Hang on, why is that protected

As I recall, the point of the Freedom of Information Act was to see what decisions government has taken, how they reached those decisions, and what effects those decisions have had. Which, despite my earlier misgivings about the whole thing, have turned out to be mighty useful.

In fact, it’s possible that it’s a little too successful. So much so that neutering is being considered.

Minister Alistair Darling wants tighter restrictions on the Freedom of Information Act, the BBC has learned.

The Trade Secretary is concerned that it does not sufficiently protect advice from officials to ministers.

Er, is the whole point of the thing to ensure that such advice isn’t just hidden behind closed doors for ever? So that people can see what’s happening? So that we have a tiny amount of hope that “Yes, Minister” was a comedy, not a documentary?

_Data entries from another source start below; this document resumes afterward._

# XuyangBai/PointDSC

Hardware: AMD Instinct MI355X
Metric: point-cloud pairs/sec @ N=5000 corr (higher is better)
Workload: dtype f32 (attention products as fp16x3 split (fp16 hi+lo operand pairs, three f16 MFMAs per product), f32 accumulate; fc_message / PointCN products as fp16 hi+lo split; spatial-consistency matrix stored as unorm16); 1 GPU; 3DMatch-like synthetic correspondences (BASELINE.json configs[2]): N=5000 corr, 32 pairs per step sharded over 1 GPU(s) = 32 per GPU, 12-layer PointDSC, seeded random weights; num_corr=5000, pairs_per_gpu=32, global_batch=32, compat_format=u16, layer_gemm=h3, att_leaves=canonical, latency_mode=False, range_guard=lazy (pipeline), collective=none (single process, no process group)

## Files before the change

include/pointdsc_hip.h:

```cpp
#ifndef POINTDSC_HIP_H
#define POINTDSC_HIP_H

#include <stddef.h>

#ifdef __cplusplus
extern "C" {
#endif

#define PDSC_VERSION 10
#define PDSC_CHANNELS 128
#define PDSC_MAX_K 64
#define PDSC_MAX_POWER_ITERS 32

enum pdsc_status {
    PDSC_OK = 0,
    PDSC_ERR_ARG = -1,
    PDSC_ERR_WORKSPACE = -2,
    PDSC_ERR_LAUNCH = -3
};

typedef struct pdsc_config {
    int in_dim;
    int num_layers;
    int num_channels;
// ... 92 lines not shown
    const float* part_ml;
    int nsplit, Npad;
    const float* res;
    const float* feat_in;
    float* feat_out;
    float* featB_out;
    float* qkv_out;
    void* q_split;
    void* kv_tiles;
    const void* w1; const float* b1;
    const void* w2; const float* b2;
    const void* w3; const float* b3;
    const void* wp; const float* bp;
    const void* wq; const float* bq;
    const void* wq_split;
    const void* wfrag_tail;
    const void* wfrag_head;
    int gemm_format;
    int io_flags;
    int bs, N;
    int kernel;
} pdsc_layer_call;
int pdsc_layer_run(const pdsc_layer_call* call, void* stream);

size_t    pdsc_wsplit_bytes(const pdsc_config* cfg);
long long pdsc_wsplit_offset(const pdsc_config* cfg, int section, int layer);
int       pdsc_wsplit_build(const pdsc_config* cfg, const float* wpack, void* wsplit, void* stream);
#define PDSC_WS_FRAG_TAIL 100
#define PDSC_WS_FRAG_HEAD 101
#define PDSC_WS_FRAG_TAIL_H3 102
#define PDSC_WS_FRAG_HEAD_H3 103
#define PDSC_WS_FOLD_TAIL_H3 104
#define PDSC_WS_FOLD_HEAD_H3 105
#define PDSC_WS_FOLD_W 106
size_t pdsc_wfrag_fold_tail_bytes(void);
size_t pdsc_wfrag_fold_head_bytes(void);
int pdsc_layer_prefers_block(int bs, int N);
int pdsc_layer_h3_uses_coop(int bs, int N);
size_t pdsc_wfrag_tail_bytes(void);
size_t pdsc_wfrag_head_bytes(void);
int pdsc_wfrag_build_tail(const float* w1, const float* b1, const float* w2, const float* b2, const float* w3,
                          const float* b3, void* out, int gemm_format, void* stream);
int pdsc_wfrag_build_head(const float* wp, const float* bp, const float* wq, const float* bq, void* out,
                          int gemm_format, void* stream);

size_t pdsc_attention_scratch_bytes(int bs, int N, int nsplit);
// ... 300 lines not shown
```

pointdsc_amd/_lib.py:

```python
from __future__ import annotations

import ctypes as C
import os
from pathlib import Path

PKG = Path(__file__).resolve().parent
LIB_PATH = Path(os.environ.get("POINTDSC_HIP_LIB", PKG / "libpointdsc_hip.so"))


class PointDSCLibraryError(RuntimeError):
    pass


class PdscConfig(C.Structure):
    _fields_ = [
        ("in_dim", C.c_int), ("num_layers", C.c_int), ("num_channels", C.c_int),
        ("num_iterations", C.c_int), ("k", C.c_int), ("refine_iters", C.c_int),
        ("inlier_threshold", C.c_float), ("nms_radius", C.c_float), ("refine_threshold", C.c_float),
        ("attention_precision", C.c_int), ("compat_format", C.c_int), ("layer_gemm", C.c_int),
        ("att_leaves", C.c_int), ("value_fold", C.c_int),
    ]


W_SECTIONS = [
# ... 25 lines not shown
        [("workspace", _vp), ("workspace_bytes", _sz), ("num_corr", _vp), ("num_seeds_per_pair", _vp), ("n_min", _i)] +
        [(n, _vp) for n in ("tail_stream", "fork_event", "join_event", "absmax", "range_report")])


ABI_VERSION = 10

SIGNATURES = {
    "pdsc_version": (_i, []),
    "pdsc_last_error": (C.c_char_p, []),
    "pdsc_experiments_enabled": (_i, []),
    "pdsc_wpack_floats": (_ll, [_cfgp]),
    "pdsc_wpack_offset": (_ll, [_cfgp, _i, _i]),
    "pdsc_compat_ld": (_ll, [_i]),
    "pdsc_workspace_bytes": (_sz, [_cfgp, _i, _i, _i]),
    "pdsc_workspace_offset": (_ll, [_cfgp, _i, _i, _i, C.c_char_p]),
    "pdsc_spatial_compat": (_i, [_vp, _vp, _vp, _vp, _vp, _ll, _i, _i, _vp]),
    "pdsc_spatial_compat_u16": (_i, [_vp, _vp, _vp, _vp, _ll, _i, _i, _vp]),
    "pdsc_selftest_exact_math": (_i, [_vp, _f, _vp, _vp, _ll, _vp]),
    "pdsc_selftest_mfma_valu_neighbour": (_i, [_vp, _i, _i, _vp]),
    "pdsc_classifier_hidden": (_i, [_vp, _vp, _vp, _vp, _vp, _vp, _i, _vp]),
    "pdsc_linear": (_i, [_vp, _ll, _vp, _vp, _vp, _ll, _vp, _ll, _i, _i, _i, _i, _vp]),
    "pdsc_layer0": (_i, [_vp, _i, _vp, _vp, _vp, _i, _vp]),
    "pdsc_layer_run": (_i, [C.POINTER(PdscLayerCall), _vp]),
    "pdsc_wsplit_bytes": (_sz, [_cfgp]),
    "pdsc_wsplit_offset": (_ll, [_cfgp, _i, _i]),
    "pdsc_wsplit_build": (_i, [_cfgp, _vp, _vp, _vp]),
    "pdsc_layer_prefers_block": (_i, [_i, _i]),
    "pdsc_layer_h3_uses_coop": (_i, [_i, _i]),
    "pdsc_wfrag_tail_bytes": (_sz, []),
    "pdsc_wfrag_head_bytes": (_sz, []),
    "pdsc_wfrag_fold_tail_bytes": (_sz, []),
    "pdsc_wfrag_fold_head_bytes": (_sz, []),
    "pdsc_wfrag_build_tail": (_i, [_vp] * 7 + [_i, _vp]),
    "pdsc_wfrag_build_head": (_i, [_vp] * 5 + [_i, _vp]),
    "pdsc_sc_attention_split_partials": (_i, [_vp, _vp, _vp, _i, _ll, _vp, _sz, _i, _i, _i, _i, _vp]),
    "pdsc_split_q_bytes": (_sz, [_i, _i]),
    "pdsc_split_kv_bytes": (_sz, [_i, _i]),
    "pdsc_pack_qkv_split": (_i, [_vp, _vp, _vp, _i, _i, _vp]),
    "pdsc_attention_split_scratch_bytes": (_sz, [_i, _i, _i]),
    "pdsc_attention_split_default_split": (_i, [_i, _i]),
    "pdsc_attention_leaf_count": (_i, [_i]),
    "pdsc_attention_leaf_plan": (_i, [_i, _i, _i, C.POINTER(C.c_int), C.POINTER(C.c_int)]),
    "pdsc_attention_leaf_scratch_bytes": (_sz, [_i, _i, _i]),
    "pdsc_attention_trace": (_i, [_vp]),
    "pdsc_attention_leaf_split_override": (_i, [_i]),
    "pdsc_layer_trace": (_i, [_vp]),
# ... 137 lines not shown
```

pointdsc_amd/csrc/layer.hip:

```cpp
#include <stdlib.h>
#include <type_traits>
#include "pdsc_common.h"
#include "split_layout.h"
#include "merge_partials.h"
#include "layer_args.h"
#include "layer_block.h"

namespace pdsc {

constexpr int LF_ROWS = 32;
constexpr int LF_LD = PDSC_CHANNELS + 4;
constexpr int LF_TILE = LF_ROWS * LF_LD;


#define LF_STAMP(k)                                                                                   \
    if (a.trace && lane == 0) a.trace[(((size_t)blockIdx.y * gridDim.x + blockIdx.x) * 4 + wave) * 16 + (k)] = __builtin_readcyclecounter();

template <int K>
__device__ __forceinline__ void load_w(const float* __restrict__ W, int n0, int l31, int h, f32x4 (&w)[K / 8]) {
    const float* p = W + (size_t)(n0 + l31) * K + 4 * h;
#pragma unroll
    for (int q = 0; q < K / 8; ++q) w[q] = *reinterpret_cast<const f32x4*>(p + 8 * q);
}

// ... 333 lines not shown
    using pdsc::LayerKernel;
    switch (c.kernel) {
        case PDSC_LAYER_KERNEL_BLOCK: *kernel = LayerKernel::Block; return true;
        case PDSC_LAYER_KERNEL_WAVE: *kernel = LayerKernel::Wave; return true;
        case PDSC_LAYER_KERNEL_H3: *kernel = LayerKernel::H3; return true;
        case PDSC_LAYER_KERNEL_X3: *kernel = LayerKernel::X3; return true;
        case PDSC_LAYER_KERNEL_AUTO: break;
        default: return false;
    }
    if (!a.wf_tail && !a.wf_head) {
        const char* ev = pdsc::env_str("PDSC_LAYER_VARIANT");
        const bool block = ev && (ev[0] == 'b' || ev[0] == 'w') ? ev[0] == 'b' : pdsc_layer_prefers_block(c.bs, c.N) != 0;
        *kernel = block ? LayerKernel::Block : LayerKernel::Wave;
    } else if (c.io_flags != 0) {
        *kernel = LayerKernel::H3;
    } else {
        const bool h3 = c.gemm_format == PDSC_LAYER_GEMM_H3 && pdsc::env_int("PDSC_LAYER_H3_VARIANT", 1) != 0 &&
                        pdsc::launch_layer_h3_fits(a, a.msg != nullptr || a.part_o != nullptr, a.featB_out != nullptr);
        *kernel = h3 ? LayerKernel::H3 : LayerKernel::Wave;
    }
    return true;
}

extern "C" int pdsc_layer_run(const pdsc_layer_call* call, void* stream) {
    PDSC_REQUIRE(call, "pdsc_layer_run: null call");
    const pdsc_layer_call& c = *call;
    const bool natural = c.w1 || c.b1 || c.w2 || c.b2 || c.w3 || c.b3 || c.wp || c.bp || c.wq || c.bq || c.wq_split;
    PDSC_REQUIRE(!natural || (!c.wfrag_tail && !c.wfrag_head), "pdsc_layer_run: weights given in natural layout AND as fragment streams");
    if (c.featB_out && !c.q_split && !c.kv_tiles) PDSC_REQUIRE(c.qkv_out, "pdsc_layer_run: head needs qkv_out when no split streams are given");
    pdsc::LayerArgs a = pdsc::layer_args_from_call(c);
    a.trace = c.io_flags ? nullptr : g_layer_trace;
    pdsc::LayerKernel kernel;
    PDSC_REQUIRE(choose_layer_kernel(c, a, &kernel), "pdsc_layer_run: kernel=%d", c.kernel);
    const int rc = pdsc::validate_layer_args(a, kernel, "pdsc_layer_run");
    return rc != PDSC_OK ? rc : pdsc::dispatch_layer(a, kernel, (hipStream_t)stream);
}
```

pointdsc_amd/csrc/layer_h3.hip:

```cpp
#include <stdlib.h>
#include <type_traits>
#include "pdsc_common.h"
#include "split_layout.h"
#include "merge_partials.h"
#include "layer_args.h"
#include "layer_wave.h"

namespace pdsc {

constexpr int PDSC_H3_COOP_TILES = 2560;

#define LH_STAMP(k) \
    if (TRACE && lane == 0) a.trace[(size_t)gw * 64 + (k)] = __builtin_readcyclecounter();

template <bool F = false>
constexpr int stage_tiles(int stage) { return stage == ST_FC1 || stage == ST_FC2 ? 2 : stage == ST_FC3 || stage == ST_PCN ? 4 : F ? 10 : 12; }

template <bool T, bool H, bool TRACE = false, int PIPE = 6, int EXP = 0, bool FB_PF = false, int NWV = LW_WAVES, int NBUF = 2, bool F = false>
__global__ __launch_bounds__(64 * NWV, NBUF > 2 ? 1 : 2) void layer_h3_kernel(LayerArgs a) {
    __shared__ __attribute__((aligned(16))) float Vs_all[NWV][32 * LW_VLD];
    const int lane = threadIdx.x & 63;
    const int wave = __builtin_amdgcn_readfirstlane(threadIdx.x >> 6);
    const int l31 = lane & 31, h = lane >> 5;
    const int tpp = ceil_div_dev(a.N, 32);
    const int gw = blockIdx.x * NWV + wave;
    if (gw >= a.bs * tpp) return;
    const int b = gw / tpp, tile = gw - b * tpp;
    const int m0 = b * a.N + tile * 32;
    const int valid = min(32, (a.nvalid ? a.nvalid[b] : a.N) - tile * 32);
    if (valid <= 0) return;
    const bool live = l31 < valid;
    const size_t row = (size_t)m0 + min(l31, valid - 1);
    float* Vs = Vs_all[wave];
    unsigned char* patch = reinterpret_cast<unsigned char*>(Vs);

    if (a.stagger_cycles > 0 && blockIdx.x < 512) {
        unsigned hwid;
        asm volatile("s_getreg_b32 %0, hwreg(HW_REG_HW_ID)" : "=s"(hwid));
        const bool late = a.stagger_mode == 1 ? (hwid & 1u) : a.stagger_mode == 2 ? (blockIdx.x & 1) : ((blockIdx.x >> 8) & 1);
        if (late) {
            const long long t0 = __builtin_readcyclecounter();
            while (__builtin_readcyclecounter() - t0 < a.stagger_cycles) __builtin_amdgcn_s_sleep(32);
        }
    }
    LH_STAMP(0)
    float rmax = 0.f;
    constexpr int NCH = num_chunks<T, H, F>();
    constexpr int VW = F ? LW_FOLD_VW : PDSC_CHANNELS;
    constexpr int NQ = VW / 8;
    WChunk w[NBUF];
    static_for<0, NBUF - 1>([&](auto jc) {
        constexpr int j = decltype(jc)::value;
        if constexpr (j < NCH) load_chunk<T, true, true, F>(w[j], a, j, lane);
    });

    u32x4 a0h[8], a0l[8], a1h[4], a1l[4], a2h[4], a2l[4], ayh[8], ayl[8], xqh[8], xql[8];
    f32x4 y3[16];
    if (T) {
        f32x4 x0[16];
        auto first_operand = [&](int kk) __attribute__((always_inline)) {
            if constexpr (F) {
                const float* bpr = reinterpret_cast<const float*>(a.wf_tail + LW_FOLD_BPRIME_BYTES);
#pragma unroll
                for (int u = 0; u < 2; ++u) {
                    const f32x4 bv = *reinterpret_cast<const f32x4*>(bpr + 8 * (2 * kk + u) + 4 * h);
#pragma unroll
                    for (int e = 0; e < 4; ++e) x0[2 * kk + u][e] = fmaxf(x0[2 * kk + u][e] + bv[e], 0.f);
                }
                make_kstep<true>(x0[2 * kk], x0[2 * kk + 1], a1h[kk], a1l[kk], rmax);
            } else {
                make_kstep<true>(x0[2 * kk], x0[2 * kk + 1], a0h[kk], a0l[kk], rmax);
            }
        };
        if (a.msg) {
#pragma unroll
            for (int q = 0; q < NQ; ++q) x0[q] = *reinterpret_cast<const f32x4*>(a.msg + row * VW + 8 * q + 4 * h);
#pragma unroll
// ... 17 lines not shown
                            pv[q][sp] = (EXP & 4) ? f32x4{1.f, 2.f, 3.f, (float)lane}
                                                  : *reinterpret_cast<const f32x4*>(a.part_o + e0 + (size_t)sp * a.Npad * VW + eq * (q0 + q));
#pragma unroll
                    for (int q = 0; q < GQ; ++q) {
#pragma unroll
                        for (int e = 0; e < 4; ++e) {
                            x0[q0 + q][e] = merge_apply<NS>(pv[q], mw, e);
                            asm volatile("" : "+v"(x0[q0 + q][e]));
                        }
                    }
#pragma unroll
                    for (int kk = q0 / 2; kk < (q0 + GQ) / 2; ++kk) first_operand(kk);
                    __builtin_amdgcn_sched_barrier(0);
                }
            });
        }
    } else {
#pragma unroll
        for (int q = 0; q < 16; ++q) y3[q] = *reinterpret_cast<const f32x4*>(a.feat_in + row * PDSC_CHANNELS + 8 * q + 4 * h);
#pragma unroll
        for (int kk = 0; kk < 8; ++kk) make_kstep<true>(y3[2 * kk], y3[2 * kk + 1], ayh[kk], ayl[kk], rmax);
    }
    LH_STAMP(1)

    unsigned char* img = H ? a.kv + (size_t)gw * SPL_TILE_STRIDE : nullptr;
    f32x16 acc, cross;
    f32x4 vp[4];
    u32x4 ev = {0u, 0u, 0u, 0u};
    float vt[8];

    auto epi = [&](auto stage_c, auto tile_c, auto sc, f32x4 (&v)[4]) {
        constexpr ChunkDesc d = {decltype(stage_c)::value, decltype(tile_c)::value, 0, 0};
        constexpr int s = decltype(sc)::value;
        constexpr int n0 = 32 * d.tile;
        if constexpr (d.stage == ST_FC1 || d.stage == ST_FC2) {
            if constexpr (s < 4) {
#pragma unroll
                for (int e = 0; e < 4; ++e) v[s][e] = fmaxf(v[s][e], 0.f);
                if constexpr (s & 1)
                    make_kstep<true>(v[s - 1], v[s], (d.stage == ST_FC1 ? a1h : a2h)[2 * d.tile + (s >> 1)],
                                     (d.stage == ST_FC1 ? a1l : a2l)[2 * d.tile + (s >> 1)], rmax);
            }
        } else if constexpr (d.stage == ST_FC3) {
            if constexpr (s < 4) {
#pragma unroll
                for (int e = 0; e < 4; ++e) y3[4 * d.tile + s][e] = y3[4 * d.tile + s][e] + v[s][e];
// ... 43 lines not shown
                        if constexpr (!(EXP & (2 | 8))) *reinterpret_cast<u32x4*>(dst) = ev;
                        else asm volatile("" :: "v"(ev), "v"(dst));
                    }
                    if constexpr (s >= 3 && s < 7) ev = patch_line(patch, lane, s - 3);
                } else {
                    if constexpr (s < 4) vt_put(Vs, lane, s, zero_unless(live, v[s]));
                    if constexpr (s == 3) wave_lds_sync();
                    if constexpr (s == 4 || s == 6) vt_gather(Vs, lane, (s - 4) >> 1, vt);
                    if constexpr (s == 5 || s == 7) {
                        u32x4 ch, cl;
                        vt_split(vt, ch, cl);
                        const int off = vt_offset<VW>(lane, (s - 5) >> 1, 32 * (d.tile - 8));
                        if constexpr (!(EXP & (2 | 32))) vt_store<VW>(img, off, ch, cl);
                        else asm volatile("" :: "v"(ch), "v"(cl), "v"(off));
                    }
                }
            }
        }
    };

    static_for<0, NCH>([&](auto ic) {
        constexpr int i = decltype(ic)::value;
        constexpr ChunkDesc d = chunk_desc<T, F>(i);
        if constexpr (i + NBUF - 1 < NCH && !((EXP & 1) && i >= 1)) load_chunk<T, true, true, F>(w[(i + NBUF - 1) % NBUF], a, i + NBUF - 1, lane);
        if constexpr (T && d.stage == ST_FC2 && d.tile == 0 && !(EXP & 4)) {
            const bool pf = a.io_flags & PDSC_IO_RES_PF;
            const float* r0 = a.res + (pf ? (size_t)gw * PF_TILE_FLOATS + lane * 4 : row * PDSC_CHANNELS + 4 * h);
            const int eq = pf ? 256 : 8;
#pragma unroll
            for (int q = 0; q < 16; ++q) y3[q] = *reinterpret_cast<const f32x4*>(r0 + eq * q);
        }
        const WChunk& wc = w[i % NBUF];
        if constexpr (d.chunk == 0) acc = bias_step(wc);
        constexpr bool pending = d.tile > 0;
        using StageC = std::integral_constant<int, d.stage>;
        using PrevC = std::integral_constant<int, d.tile - 1>;
        static_for<0, 4>([&](auto gc) {
            constexpr int g = decltype(gc)::value;
            if constexpr (d.stage == ST_QKV) {
                const sp16x8 wh = __builtin_bit_cast(sp16x8, wc.v[2 * g]), wl = __builtin_bit_cast(sp16x8, wc.v[2 * g + 1]);
                const sp16x8 bh = __builtin_bit_cast(sp16x8, xqh[4 * d.chunk + g]), bl = __builtin_bit_cast(sp16x8, xql[4 * d.chunk + g]);
                acc = PDSC_MFMA_X3(wl, bh, acc, 0, 0, 0);
                acc = PDSC_MFMA_X3(wh, bl, acc, 0, 0, 0);
                acc = PDSC_MFMA_X3(wh, bh, acc, 0, 0, 0);
            } else {
                const u32x4* oh = d.stage == ST_FC1 ? a0h : d.stage == ST_FC2 ? a1h : d.stage == ST_FC3 ? a2h : ayh;
                const u32x4* ol = d.stage == ST_FC1 ? a0l : d.stage == ST_FC2 ? a1l : d.stage == ST_FC3 ? a2l : ayl;
                const f32x16 zero = {0.f, 0.f, 0.f, 0.f, 0.f, 0.f, 0.f, 0.f, 0.f, 0.f, 0.f, 0.f, 0.f, 0.f, 0.f, 0.f};
                const f16x8 wh = __builtin_bit_cast(f16x8, wc.v[2 * g]), wl = __builtin_bit_cast(f16x8, wc.v[2 * g + 1]);
                const f16x8 bh = __builtin_bit_cast(f16x8, oh[4 * d.chunk + g]), bl = __builtin_bit_cast(f16x8, ol[4 * d.chunk + g]);
                cross = __builtin_amdgcn_mfma_f32_32x32x16_f16(wl, bh, (d.chunk == 0 && g == 0) ? zero : cross, 0, 0, 0);
                acc = __builtin_amdgcn_mfma_f32_32x32x16_f16(wh, bh, acc, 0, 0, 0);
                cross = __builtin_amdgcn_mfma_f32_32x32x16_f16(wh, bl, cross, 0, 0, 0);
            }
            if constexpr (pending) {
                if constexpr (d.nchunks == 2) {
                    epi(StageC{}, PrevC{}, std::integral_constant<int, 4 * d.chunk + g>{}, vp);
                } else {
                    epi(StageC{}, PrevC{}, std::integral_constant<int, 2 * g>{}, vp);
                    epi(StageC{}, PrevC{}, std::integral_constant<int, 2 * g + 1>{}, vp);
                }
            }
        });
        if constexpr (d.chunk == d.nchunks - 1) {
#pragma unroll
            for (int g = 0; g < 4; ++g)
#pragma unroll
                for (int e = 0; e < 4; ++e) vp[g][e] = d.stage != ST_QKV ? fmaf(cross[4 * g + e], H3_INV, acc[4 * g + e]) : acc[4 * g + e];
            if constexpr (d.tile == stage_tiles<F>(d.stage) - 1) {
                static_for<0, 8>([&](auto sc) { epi(StageC{}, std::integral_constant<int, d.tile>{}, sc, vp); });
            }
        }
// ... 11 lines not shown
    LH_STAMP(63)
    range_report(a.range_flag, b, rmax);
}
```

Clearly this is not in the best interests of either the ruling party, or the loyal opposition, since lots of both are busy exempting themselves from the more burdensome aspects (you know, the ones about freedom of information).

Which leads nicely onto a lovely piece of NuSpeak:

“We don’t want to restrict [the Act], we want to make it better.”

But better for whom, my dear sir. Better for the 60,775,592 of us who are not MPs, or for the 646 that are? Because I suspect that it’s the latter, and that doesn’t work out very well, percentage wise…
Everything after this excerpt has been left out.